Each line from the one containing "const unsigned wsoff" through the final line below must be reproduced exactly, and no others.
=-=-=-=-=
template <int EPI, int NB, int BK, int NW, int ST, int MB = 4>
__global__ __launch_bounds__(64 * NW, (ST == 1 && MB * NB <= 16) ? 3 : 2) void conv_igemm_kernel(ConvArgs a) {
  constexpr int TN = 32 * MB;
  static_assert(ST == 1 || ST == 2, "LDS stages");
#if defined(__HIP_DEVICE_COMPILE__)
  constexpr int PT = (NW / 2) * 16 * NB;
  constexpr int RB = BK * 2;
  constexpr int SL = RB / 16;
  constexpr int RPI = 64 / SL;
  constexpr int XI = PT / RPI / NW;
  constexpr int WI = TN / RPI / NW;
  constexpr int XBYTES = PT * RB, WBYTES = TN * RB;
  constexpr int KK = BK / 32;
  extern __shared__ __attribute__((aligned(16))) char smem[];
  const int tid = threadIdx.x, lane = tid & 63, wv = tid >> 6;
  const int col = lane & 15, kg = lane >> 4;
  const int wm = wv & 1, wn = wv >> 1;

  auto key = [](int row) { return RB == 128 ? (row & 7) : ((row >> 1) & 3); };

  const int nwg = gridDim.x, ntn = (a.nout + TN - 1) / TN;
  const int xcd = blockIdx.x & 7, q = nwg >> 3, r = nwg & 7;
  const int lid = (xcd < r ? xcd * (q + 1) : r * (q + 1) + (xcd - r) * q) + (blockIdx.x >> 3);
  const int pt = lid / ntn, nt = lid - pt * ntn;
  const int tpm = (a.HW + PT - 1) / PT;
  const long p0 = EPI == EPI_GLO ? (long)(pt / tpm) * a.HW + (long)(pt % tpm) * PT : a.pbeg + (long)pt * PT;
  const int n0 = nt * TN;

  const int cpc = 64 / BK;
  const int nsteps_tap = (a.cha + a.chb) * cpc;
  const int C = (a.cha + a.chb) * 64;
  const int T = a.taps * nsteps_tap;

  const int back = a.taps == 9 ? a.W + 1 : 0;
  const __amdgpu_buffer_rsrc_t rA = __builtin_amdgcn_make_buffer_rsrc(
      (void*)(a.xa - (long)back * a.xa_stride), 0, 0x7fffffff, 0x00020000);
  const __amdgpu_buffer_rsrc_t rB = __builtin_amdgcn_make_buffer_rsrc(
      (void*)(a.xb - (long)back * a.xb_stride), 0, 0x7fffffff, 0x00020000);
  const __amdgpu_buffer_rsrc_t rW = __builtin_amdgcn_make_buffer_rsrc((void*)a.w, 0, 0x7fffffff, 0x00020000);

  const int srow = lane / SL, slot = lane % SL;
  const int row0 = wv * RPI + srow;
  const int sw0 = (slot ^ key(row0)) << 3;
  const unsigned voffA0 = (unsigned)(((p0 + row0) * a.xa_stride + sw0) * 2);
  const unsigned voffB0 = (unsigned)(((p0 + row0) * a.xb_stride + sw0) * 2);
  const unsigned woff0 = (unsigned)(((size_t)row0 * C + sw0) * 2);
  int vmask[XI];
#pragma unroll
  for (int i = 0; i < XI; ++i) {
    const long p = p0 + (i * NW + wv) * RPI + srow;
    int m = 0;
    if (p < a.P) {
      const int pi_ = (int)p, xw = pi_ % a.W, yh = (pi_ / a.W) % a.H;
      if (a.taps == 9) {
#pragma unroll
        for (int d = 0; d < 9; ++d) {
          const int dy = d / 3 - 1, dx = d % 3 - 1;
          if ((unsigned)(yh + dy) < (unsigned)a.H && (unsigned)(xw + dx) < (unsigned)a.W) m |= 1 << d;
        }
      } else {
        m = 1;
      }
    }
    vmask[i] = m;
  }

  auto stage = [&](int t, int buf) {
    const int per_chunk = a.taps * cpc;
    const int ch = t / per_chunk, rem = t - ch * per_chunk;
    const int d = rem / cpc, sub = rem - d * cpc;
    const int shift = (a.taps == 9 ? (d / 3 - 1) * a.W + (d % 3 - 1) : 0) + back;
    const bool segA = ch < a.cha;
    const int xs = segA ? a.xa_stride : a.xb_stride;
    const unsigned xsoff = (unsigned)((shift * xs + (segA ? ch : ch - a.cha) * 64 + sub * BK) * 2);
    const unsigned wsoff = (unsigned)((((size_t)d * a.npad + n0) * C + ch * 64 + sub * BK) * 2);
    char* lx = smem + buf * (XBYTES + WBYTES);
    char* lw = lx + XBYTES;
    const unsigned xstep = (unsigned)(NW * RPI * xs * 2), wstep = (unsigned)(NW * RPI * C * 2);
#ifdef EXP_NO_PIXEL_DMA
    if (d == 0)
#endif
// ... 843 lines not shown
  long full_pt = pt_all * ntn / ncu * ncu / ntn;
  full_pt -= full_pt % 8;
  if (full_pt < 0) full_pt = 0;
  long rest_px = a.P - full_pt * 512;
  int nbr = 4;
  long rest_pt = 0;
  if (rest_px > 0) {
    const long per_cu = (rest_px * ntn + ncu - 1) / ncu;
    nbr = (int)((per_cu + 127) / 128);
    if (nbr > 4 || full_pt == 0) nbr = 4;
    if (nbr < 1) nbr = 1;
    rest_pt = (rest_px + 128 * nbr - 1) / (128 * nbr);
  }
  if (nbr == 4) { full_pt = pt_all; rest_pt = 0; }
  const long nwg = (full_pt + rest_pt) * ntn;
  if (nwg <= 0) return GLORIE_OK;
  if (nwg > 0x7fffffffL) return GLORIE_EINVAL;
  a.pp_full = (int)(full_pt * ntn);
  a.pp_nbr = nbr;
  const dim3 grid((unsigned)nwg);
  switch (epilogue) {
    case EPI_BIAS_ACT: launch_ppw_one<EPI_BIAS_ACT>(a, grid, st); break;
    case EPI_GRU_Q: launch_ppw_one<EPI_GRU_Q>(a, grid, st); break;
    case EPI_HEADS: launch_ppw_one<EPI_HEADS>(a, grid, st); break;
    default: return GLORIE_EUNSUPPORTED;
  }
  return check_launch();
}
=-=-=-=-=
OUTPUT:
    const unsigned wsoff = (unsigned)((((size_t)d * a.npad + n0) * C + ch * 64 + sub * BK) * 2);
    char* lx = smem + buf * (XBYTES + WBYTES);
    char* lw = lx + XBYTES;
    const unsigned xstep = (unsigned)(NW * RPI * xs * 2), wstep = (unsigned)(NW * RPI * C * 2);
#ifdef EXP_NO_PIXEL_DMA
    if (d == 0)
#endif
// ... 843 lines not shown
  long full_pt = pt_all * ntn / ncu * ncu / ntn;
  full_pt -= full_pt % 8;
  if (full_pt < 0) full_pt = 0;
  long rest_px = a.P - full_pt * 512;
  int nbr = 4;
  long rest_pt = 0;
  if (rest_px > 0) {
    const long per_cu = (rest_px * ntn + ncu - 1) / ncu;
    nbr = (int)((per_cu + 127) / 128);
    if (nbr > 4 || full_pt == 0) nbr = 4;
    if (nbr < 1) nbr = 1;
    rest_pt = (rest_px + 128 * nbr - 1) / (128 * nbr);
  }
  if (nbr == 4) { full_pt = pt_all; rest_pt = 0; }
  const long nwg = (full_pt + rest_pt) * ntn;
  if (nwg <= 0) return GLORIE_OK;
  if (nwg > 0x7fffffffL) return GLORIE_EINVAL;
  a.pp_full = (int)(full_pt * ntn);
  a.pp_nbr = nbr;
  const dim3 grid((unsigned)nwg);
  switch (epilogue) {
    case EPI_BIAS_ACT: launch_ppw_one<EPI_BIAS_ACT>(a, grid, st); break;
    case EPI_GRU_Q: launch_ppw_one<EPI_GRU_Q>(a, grid, st); break;
    case EPI_HEADS: launch_ppw_one<EPI_HEADS>(a, grid, st); break;
    default: return GLORIE_EUNSUPPORTED;
  }
  return check_launch();
}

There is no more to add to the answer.